See: Borum v. Fouts, 1860, 15 Ind. 50, 53, 54; Bigler v. Reyher, 1873, 43 Ind. 112; Oliver v. Pate, 1873, 43 Ind. 132, 140, 141; Scranton v. Stewart et al., 1875, 52 Ind. 68, 79 et seq.; George v. Hurst, 1903, 31 Ind.App. 660, 663, 664, 68 N.E. 1031.

A question presented by the record before us is: Did the appellant give his consent by word or act for his attorney to divulge the confidential communications he had made to said attorney while defending him in the original robbery action?

In Oliver v. Pate, supra, 43 Ind. at page 143, this court, speaking by Osborn, J. said: 'If the party voluntarily testifies as a witness to confidential communications made to his attorney, he thereby destroys the privileged character of the communication and consents that the attorney may be a witness and testify in relation to the same communication, and state all that was said on that subject. We do not decide that he gives such consent by testifying in the action generally. It is because he testifies and voluntarily discloses the confidential communication, that he waives the privilege and consents that the attorney may be a witness against him, and not because he testifies as a witness in the cause.'

Appellant testified that he told his attorney that he 'wanted a jury trial' and that 'his attorney replied that he could talk to one man better than he could talk to twelve.' He further testified that just after the trial, in the ante room he told his attorney to get him a new trial, and the attorney told him he would do so. The next day he again told his attorney to get him a new trial and he promised him he would; that he would do all that he could. He further testified that he asked his attorney to get the two women who operated the '41 Inn' (presumably as witnesses for him) and the attorney told him they were not needed.

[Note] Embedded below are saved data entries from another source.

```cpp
extern "C" hipError_t bn_fwd_train_launch(
    const void *x, const void *res, const float *gamma, const float *beta,
    float eps, int relu, void *y, uint8_t *relu_mask, float *mean,
    float *invstd, float *scale, float *shift, float *partial,
    float *running_mean, float *running_var, float momentum, long M, int C,
    hipStream_t s) {
  int C8 = C / 8;
  if (C8 < 1 || C8 > 256) return hipErrorInvalidValue;
  int grid, rpb;
  bn_geom(M, C8, grid, rpb);
  bn_partials_k<0><<<grid, 256, 0, s>>>((const ushort8 *)x, nullptr, nullptr,
                                        nullptr, nullptr, nullptr, partial, M,
                                        C8, 0);
  HIP_KERNEL_CHECK();
  float unbias = M > 1 ? (float)M / (float)(M - 1) : 1.f;
  bn_finalize_fwd_bands_k<<<C, 256, 0, s>>>(
      partial, grid, C, gamma, beta, 1.f / (float)M, eps, mean, invstd, scale,
      shift, running_mean, running_var, momentum, unbias);
  HIP_KERNEL_CHECK();
  bn_apply_k<<<bn_apply_grid(M, C8), 256, 0, s>>>(
      (const ushort8 *)x, (const ushort8 *)res, scale, shift, (ushort8 *)y,
      relu_mask, M, C8, relu);
  HIP_KERNEL_CHECK();
  return hipSuccess;
}

__global__ void bn_finalize_fwd_bands_k(
    const float *__restrict__ partial, int grid, int C,
    const float *__restrict__ gamma, const float *__restrict__ beta,
    float inv_m, float eps, float *__restrict__ mean,
    float *__restrict__ invstd, float *__restrict__ scale,
    float *__restrict__ shift, float *__restrict__ running_mean,
    float *__restrict__ running_var, float momentum, float unbias) {
  int c = blockIdx.x;
  if (c >= C) return;
  float s = 0.f, sq = 0.f;
  for (int g = threadIdx.x; g < grid; g += 256) {
    s += partial[(long)g * 2 * C + c];
    sq += partial[(long)g * 2 * C + C + c];
  }
  __shared__ float red[2][256 / WAVE];
  s = wave_sum(s);
  sq = wave_sum(sq);
  if ((threadIdx.x & (WAVE - 1)) == 0) {
    red[0][threadIdx.x / WAVE] = s;
    red[1][threadIdx.x / WAVE] = sq;
  }
  __syncthreads();
  if (threadIdx.x != 0) return;
  s = red[0][0] + red[0][1] + red[0][2] + red[0][3];
  sq = red[1][0] + red[1][1] + red[1][2] + red[1][3];
  float mu = s * inv_m;
  float var = fmaxf(sq * inv_m - mu * mu, 0.f);
  float is = rsqrtf(var + eps);
  mean[c] = mu;
  invstd[c] = is;
  float sc = gamma[c] * is;
  scale[c] = sc;
  shift[c] = beta[c] - mu * sc;
  if (running_mean) {
    running_mean[c] = running_mean[c] * (1.f - momentum) + mu * momentum;
    running_var[c] = running_var[c] * (1.f - momentum) + var * unbias * momentum;
  }
}

extern "C" hipError_t bn_fwd_train_pre_launch(
    const float *pre_partial, int pre_grid, const void *x, const void *res,
    const float *gamma, const float *beta, float eps, int relu, void *y,
    uint8_t *relu_mask, float *mean, float *invstd, float *scale,
    float *shift, float *running_mean, float *running_var, float momentum,
    long M, int C, hipStream_t s) {
  int C8 = C / 8;
  if (C8 < 1 || C8 > 256) return hipErrorInvalidValue;
  float unbias = M > 1 ? (float)M / (float)(M - 1) : 1.f;
  bn_finalize_fwd_bands_k<<<C, 256, 0, s>>>(
      pre_partial, pre_grid, C, gamma, beta, 1.f / (float)M, eps, mean,
      invstd, scale, shift, running_mean, running_var, momentum, unbias);
  HIP_KERNEL_CHECK();
  bn_apply_k<<<bn_apply_grid(M, C8), 256, 0, s>>>(
      (const ushort8 *)x, (const ushort8 *)res, scale, shift, (ushort8 *)y,
      relu_mask, M, C8, relu);
  HIP_KERNEL_CHECK();
  return hipSuccess;
}

extern "C" hipError_t bn_fwd_eval_launch(const void *x, const float *scale,
                                         const float *shift, int relu, void *y,
                                         long M, int C, hipStream_t s) {
  int C8 = C / 8;
  if (C8 < 1 || C8 > 256) return hipErrorInvalidValue;
  int grid, rpb;
  bn_geom(M, C8, grid, rpb);
  bn_apply_k<<<bn_apply_grid(M, C8), 256, 0, s>>>(
      (const ushort8 *)x, nullptr, scale, shift, (ushort8 *)y, nullptr, M, C8,
      relu);
  HIP_KERNEL_CHECK();
  return hipSuccess;
}

extern "C" hipError_t bn_bwd_launch(const void *dy, const void *x,
                                    const void *y, const uint8_t *relu_mask,
                                    const float *gamma, const float *mean,
                                    const float *invstd, int relu, void *dx,
                                    float *dgamma, float *dbeta, float *k1,
                                    float *k2, float *k3, float *partial,
                                    long M, int C, hipStream_t s) {
  int C8 = C / 8;
  if (C8 < 1 || C8 > 256) return hipErrorInvalidValue;
  int grid, rpb;
  bn_geom(M, C8, grid, rpb);
  bn_partials_k<1><<<grid, 256, 0, s>>>((const ushort8 *)x, (const ushort8 *)dy,
                                        (const ushort8 *)y, relu_mask, mean,
                                        invstd, partial, M, C8, relu);
  HIP_KERNEL_CHECK();
  bn_finalize_bwd_bands_k<<<C, 256, 0, s>>>(
      partial, grid, C, gamma, invstd, 1.f / (float)M, dbeta, dgamma, k1, k2, k3);
  HIP_KERNEL_CHECK();
  bn_bwd_apply_k<<<bn_apply_grid(M, C8), 256, 0, s>>>(
      (const ushort8 *)dy, (const ushort8 *)x, (const ushort8 *)y, relu_mask,
      mean, invstd, k1, k2, k3, (ushort8 *)dx, M, C8, relu);
  HIP_KERNEL_CHECK();
  return hipSuccess;
}
```

### mpi_operator_amd/ops/csrc/bindings.cpp

```cpp
#include <torch/extension.h>

#include <ATen/hip/impl/HIPGuardImplMasqueradingAsCUDA.h>
#include <ATen/hip/impl/HIPStreamMasqueradingAsCUDA.h>
#include <hip/hip_runtime.h>

#include <vector>

namespace {

using at::Tensor;

int conv_splits(long M, int Ncols, int K) {
  static const int force = [] {
    const char *e = getenv("MPIAMD_CONV_SPLITS");
    return e ? atoi(e) : -1;
  }();
  if (force >= 1) return force;
  long tiles = ((M + 127) / 128) * ((Ncols + 127) / 128);
  int nk = (K + 63) / 64;
  if (tiles >= 256 || nk < 16) return 1;
  long s = 512 / tiles;
  if (s > nk / 8) s = nk / 8;
  if (s > 16) s = 16;
  return s < 1 ? 1 : (int)s;
}

#define CHK(call)                                                              \
  do {                                                                         \
    hipError_t e_ = (call);                                                    \
    TORCH_CHECK(e_ == hipSuccess, "HIP kernel failure: ", hipGetErrorString(e_)); \
  } while (0)

hipStream_t cur_stream() {
  return c10::hip::getCurrentHIPStreamMasqueradingAsCUDA().stream();
}
using HIPDeviceGuard = c10::hip::HIPGuardMasqueradingAsCUDA;

void check_cl_bf16(const Tensor &t, const char *name) {
  TORCH_CHECK(t.is_cuda(), name, " must be on GPU");
  TORCH_CHECK(t.scalar_type() == at::kBFloat16, name, " must be bf16");
  TORCH_CHECK(t.dim() == 4 && t.is_contiguous(at::MemoryFormat::ChannelsLast),
              name, " must be 4-D channels_last");
}

Tensor empty_cl_bf16(int64_t n, int64_t c, int64_t h, int64_t w, const Tensor &like) {
  return at::empty({n, c, h, w}, like.options().dtype(at::kBFloat16),
                   at::MemoryFormat::ChannelsLast);
}

}

extern "C" {
hipError_t add_relu_fwd(const void *, const void *, void *, long, hipStream_t);
hipError_t add_bf16(const void *, const void *, void *, long, hipStream_t);
hipError_t add_relu_bwd(const void *, const void *, void *, long, hipStream_t);
hipError_t add_relu_bwd_add(const void *, const void *, const void *, void *,
                            long, hipStream_t);
hipError_t add_relu_bwd_add_mask(const void *, const void *, const void *,
                                 void *, long, hipStream_t);
hipError_t gap_fwd(const void *, void *, int, int, int, hipStream_t);
hipError_t gap_bwd(const void *, void *, int, int, int, hipStream_t);
hipError_t bias_add(void *, const float *, long, int, hipStream_t);
hipError_t colsum_bf16(const void *, float *, float *, long, int, long, hipStream_t);
int colsum_chunks(long, int);
struct SgdDesc {
  const void *grad;
  float *master;
  float *mom;
  uint16_t *out;
  long numel;
};
hipError_t sgd_step_launch(const SgdDesc *, int, int, float, float, float, int,
                           hipStream_t);
int bn_grid_cap(int);
hipError_t bn_fwd_train_launch(const void *, const void *, const float *,
                               const float *, float, int, void *, uint8_t *,
                               float *, float *, float *, float *, float *,
                               float *, float *, float, long, int,
                               hipStream_t);
hipError_t bn_fwd_eval_launch(const void *, const float *, const float *, int,
                              void *, long, int, hipStream_t);
hipError_t bn_bwd_launch(const void *, const void *, const void *,
                         const uint8_t *, const float *, const float *,
                         const float *, int, void *, float *, float *,
                         float *, float *, float *, float *, long, int,
                         hipStream_t);
hipError_t maxpool_fwd_launch(const void *, void *, uint8_t *, int, int, int,
                              int, int, int, int, int, int, hipStream_t);
hipError_t maxpool_bwd_launch(const void *, const uint8_t *, void *, int, int,
                              int, int, int, int, int, int, int, hipStream_t);
hipError_t softmax_xent_fwd_launch(const void *, const long *, float *, float *,
                                   int, int, hipStream_t);
hipError_t masked_xent_fwd_launch(const void *, const long *, float *, float *,
                                  int, int, long, long, hipStream_t);
hipError_t masked_xent_bwd_launch(const void *, const long *, const float *,
                                  const float *, const float *, void *, int,
                                  int, long, long, hipStream_t);
hipError_t attn_fwd_launch(const void *, void *, void *, const float *, int,
                           int, int, float, hipStream_t);
hipError_t attn_bwd_launch(const void *, const void *, const void *, void *,
                           int, int, int, float, hipStream_t);
hipError_t softmax_xent_bwd_launch(const float *, const long *, void *, int,
                                   int, const float *, hipStream_t);
hipError_t gemm_nt(const void *, const void *, void *, int, int, int, long,
                   long, long, int, hipStream_t);
hipError_t gemm_nt_bias(const void *, const void *, const float *, void *,
                        int, int, int, long, long, long, hipStream_t);
hipError_t gemm_nt_bias_sk(const void *, const void *, const float *, float *,
                           void *, int, int, int, long, long, long, int,
                           hipStream_t);
int gemm_fwd_splits(int, int, int);
hipError_t gemm_nt_tn(const void *, const void *, void *, int, int, int, long,
                      long, long, int, hipStream_t);
hipError_t gemm_nt_tn_acc(const void *, const void *, void *, int, int, int,
                          long, long, long, hipStream_t);
hipError_t gemm_nt_gelu_bias(const void *, const void *, const float *,
                             void *, void *, int, int, int, long, long, long,
                             hipStream_t);
hipError_t gemm_nt_tn_gelubwd(const void *, const void *, const void *,
                              void *, int, int, int, long, long, long,
                              void *, hipStream_t);
int gemm_gelubwd_wants_wt(int, int, int);
hipError_t gemm_tn_tn(const void *, const void *, void *, int, int, int, long,
                      long, long, int, hipStream_t);
int gemm_tn_tn_splits(int, int, int);
hipError_t gemm_tn_tn_sk(const void *, const void *, float *, void *, int,
                         int, int, long, long, long, int, int, hipStream_t);
hipError_t gemm_nt_tn_sk(const void *, const void *, float *, void *, int,
                         int, int, long, long, long, int, hipStream_t);
int gemm_nt_tn_splits(int, int, int);
hipError_t conv_fwd(const void *, const void *, void *, int, int, int, int,
                    int, int, int, int, int, int, int, int, float *,
                    hipStream_t);
hipError_t conv_dgrad(const void *, const void *, void *, int, int, int, int,
                      int, int, int, int, int, int, int, int, float *,
                      hipStream_t);
hipError_t conv_fwd_bn(const void *, const void *, void *, int, int, int,
                       int, int, int, int, int, int, int, int, float *,
                       hipStream_t);
hipError_t bn_fwd_train_pre_launch(const float *, int, const void *,
                                   const void *, const float *, const float *,
                                   float, int, void *, uint8_t *, float *,
                                   float *, float *, float *, float *,
                                   float *, float, long, int, hipStream_t);
hipError_t conv_dgrad_1x1_acc(const void *, const void *, void *, long, int,
                              int, hipStream_t);
hipError_t conv_wgrad_implicit(const void *, const void *, float *, void *,
                               int, int, int, int, int, int, int, int, int,
                               int, int, int, int, hipStream_t);
hipError_t mfma_probe(const void *, const void *, float *, hipStream_t);
hipError_t ln_fwd(const void *, const float *, const float *, void *, float *,
                  float *, long, int, float, hipStream_t);
hipError_t ln_fwd_add(const void *, const void *, const float *,
                      const float *, void *, void *, float *, float *, long,
                      int, float, hipStream_t);
hipError_t ln_bwd(const void *, const void *, const float *, const float *,
                  const float *, void *, float *, float *, long, int, int *,
                  hipStream_t);
}
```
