template <int TS, bool PUB = false, bool SLOTS = true, bool INL = false>
__device__ __forceinline__ void fast_query_thread(const PodsDev& pods, const GroupsDev& gr, const BatchDev& b, const BatchParams& prm, uint32_t i,
                                                  uint32_t nthreads, uint32_t end = BS_INF, uint32_t t = BS_INF) {
  const Shape<TS> sh(prm.S);
  const bool valid = i < pods.p && i < end;
  const uint32_t gate = prm.eph_gate;
  const uint32_t ii = valid ? i : 0u;
  const int32_t leader0 = b.leader_epoch[0];
  const uint8_t panic0 = b.panic_epoch[0];
  const uint32_t K = prm.run_filter ? (prm.k_host ? prm.k_host : *b.kclass) : 0u;
  const int32_t gi = pods.p ? pods.group[ii] : BS_POD_NOT_GROUPED;
  const uint8_t pfl = pods.p ? pods.flags[ii] : (uint8_t)0;
  const uint64_t own = pods.p ? pods.owner[ii] : 0ull;
  const uint32_t pc = pods.p ? b.pclass[ii] : 0u;
  const uint32_t pp = pods.p ? b.ppair[ii] : BS_INF;
  Res cur;
  if (pods.p) pod_require(pods, ii, sh, gate, cur); else res_zero(cur, sh);
  arm_tally<INL>(gr, b, prm, t == BS_INF ? i : t, nthreads);
  if (i < 8 && prm.collect_stats) b.stats[i] = 0;
  const bool grouped = valid && gi >= 0 && (uint32_t)gi < gr.g;
  const uint32_t g = grouped ? (uint32_t)gi : 0u;
  const uint8_t gfl = gr.g ? gr.flags[g] : (uint8_t)0;
  const uint64_t occ0 = gr.g ? gr.occupied[g] : 0ull;
  const uint32_t fo = gr.g ? b.first_owner_s[g] : BS_INF;
  const uint32_t anchor = grouped ? b.first_pod_s[g] : i;
  LeaderPre lp0{}, lp1{};
  const bool two = prm.run_filter && prm.sop_leader0 >= 0 && prm.sop_leader0 != leader0;
  if (gr.g) {
    leader_pre_load(gr, leader0, sh, lp0);
    if (two) leader_pre_load(gr, prm.sop_leader0, sh, lp1); else lp1 = lp0;
  }
  const bool need_fo = grouped && occ0 == 0 && fo != BS_INF && i > fo;
  const uint64_t occ_fo = need_fo ? pods.owner[fo] : 0ull;
  const uint32_t owner_rank = valid ? owner_rank_of(b, prm, anchor, pods.p) : 0u;

  uint8_t code = BS_PF_PASS_NOT_GROUPED, st = 0;
  bool has_q = false;
  Res q;
  res_zero(q, sh);
  if (valid) {
    if (owner_rank == prm.rank) st |= ST_OWNED;
    if (gi == BS_POD_NOT_GROUPED) code = BS_PF_PASS_NOT_GROUPED;
    else if (pfl & BS_POD_LAST_PERMITTED) code = BS_PF_PASS_LAST_PERMITTED;
    else if (!grouped) code = BS_PF_ERR_PG_NOT_FOUND;
    else if ((gfl & BS_GROUP_DENIED) || fd_denied(b, (uint32_t)gi, i)) code = BS_PF_ERR_DENIED;
    else {
      st |= ST_ELIG;
      bool occ_err = false;
      if (occ0 != 0) occ_err = (own == 0) || (own != occ0);
      else if (need_fo) occ_err = (own == 0) || (own != occ_fo);
      if (occ_err) code = BS_PF_ERR_OCCUPIED;
      else if (panic0) code = BS_PF_PANIC_DIV0;
      else {
        st |= ST_REACH6;
        if (leader0 < 0) code = BS_PF_PASS_NO_MAX;
        else if (leader0 == gi) code = BS_PF_PASS_IS_MAX;
        else {
          pre_allocated_from(lp0, sh, gate, q);
          res_add(q, cur, sh, gate);
          code = BS_PF_PASS_RESERVE_FITS;
          has_q = (st & ST_OWNED) != 0;
        }
      }
    }
    if (has_q) st |= ST_QUERY;
    b.tcode[i] = code;
    b.stage[i] = st;
  }
  BS_STAMP(1, 1);
  {
    __shared__ uint32_t s_reach;
    if (threadIdx.x == 0) s_reach = BS_INF;
    __syncthreads();
    const unsigned long long rb = __ballot(valid && (st & ST_REACH6));
    if (rb && lane_id() == __ffsll((long long)rb) - 1) atomicMin(&s_reach, i);
    __syncthreads();
    if (threadIdx.x == 0) st_pub<INL>(&b.first_reach64[blockIdx.x], ((unsigned long long)prm.seq_inv << 32) | s_reach);
  }
  BS_STAMP(1, 2);
  const uint32_t qslot = has_q ? pc : 0u;
  bool fill = SLOTS && wave_elect_by_key(qslot, has_q);
  bool w1 = false, w2 = false;
  if (SLOTS && prm.run_filter) {
    const bool may = valid && (st & ST_OWNED) && BS_PF_IS_PASS(code) && grouped;
    w1 = wave_elect_by_key(pc, may && leader0 >= 0 && leader0 != gi);
    w2 = wave_elect_by_key(pc, may && prm.sop_leader0 >= 0 && prm.sop_leader0 != gi);
  }
  if constexpr (PUB) {
    uint32_t o1 = 0, o2 = 0, o3 = 0;
    if (w1) o1 = __hip_atomic_exchange(&b.uclaim[pc], prm.stamp, __ATOMIC_RELAXED, __HIP_MEMORY_SCOPE_AGENT);
    if (w2) o2 = __hip_atomic_exchange(&b.uclaim[pc + K], prm.stamp, __ATOMIC_RELAXED, __HIP_MEMORY_SCOPE_AGENT);
    if (fill) o3 = __hip_atomic_exchange(&b.qstamp_s[qslot], prm.stamp, __ATOMIC_RELAXED, __HIP_MEMORY_SCOPE_AGENT);
    if (w1 && o1 == prm.stamp) w1 = false;
    if (w2 && o2 == prm.stamp) w2 = false;
    if (fill && o3 == prm.stamp) fill = false;
  }
  if (w1) filter_slot_from<TS, PUB>(b, prm, cur, lp0, sh, gate, pc);
  if (w2) filter_slot_from<TS, PUB>(b, prm, cur, lp1, sh, gate, pc + K);
  BS_STAMP(1, 3);
  if (has_q) {
    b.qpos[i] = qslot;
    atomicMin(&b.pair_firstq[pp], ((unsigned long long)prm.seq_inv << 32) | i);
  }
  if (fill) {
    uint32_t absok = 0;
#pragma unroll
    for (uint32_t s = 0; s < BS_MAX_SCALARS; ++s) {
      if (s < sh.S()) {
        const bool pres = q.present & (1u << s);
        if (!pres || q.v[4 + s] == 0) absok |= 1u << s;
        if (!pres) q.v[4 + s] = INT64_MIN;
      }
    }
    const uint32_t slot = qslot;
    int64_t* dst = b.qreq_s + (size_t)slot * prm.LP;
#pragma unroll
    for (uint32_t j = 0; j < BS_MAX_LANES; ++j)
      if (j < prm.LP) st_pub<PUB>(&dst[j], j < sh.L() ? q.v[j] : (int64_t)INT64_MIN);
    st_pub<PUB>(&b.qflags_s[slot], q.present | (absok << 16));
    st_pub<PUB>(&b.qtab_s[slot], (int32_t)0);
    st_pub<PUB>(&b.first_row[slot], BS_INF);
    st_pub<PUB>(&b.qstamp_s[slot], prm.stamp);
  }
  if (prm.collect_stats) {
    const unsigned long long hq = __ballot(has_q);
    if (lane_id() == 0 && hq) atomicAdd((unsigned long long*)&b.stats[2], (unsigned long long)__popcll(hq));
  }
}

Thereafter, over the objections of appellant, the attorney testified among other things as follows: 'I asked them (Fluty and his co-defendant) if they wanted a jury trial or a court trial.' He said he explained the difference to them and that if they had a jury trial it would probably be in September or October on account of the crowded condition of the court's docket. 'They both decided they wanted a court trial, and they wanted an immediate trial or as soon as I could get the court to set the case when the docket permitted.' He further testified that none of petitioner's family ever requested him to have a jury to try petitioner; that petitioner never requested him to have any additional witnesses subpoenaed. After the trial, both defendants asked if they could get a new trial, and by jury, and the attorney told them he would have to study the evidence before he could say. Petitioner's mother later also asked if a new trial could be procured for him, and his wife later made a similar inquiry. The attorney informed each of them that he 'saw no opportunity of the court granting a motion for new trial.'

A majority of the court believe that the filing of this coram nobis action in the trial court was a direct attack against the professional integrity of the attorney, and gave him a right to defend his conduct as appellant's attorney. There can be no doubt, however, that when appellant took the witness stand and himself testified as to his recollections concerning the confidential...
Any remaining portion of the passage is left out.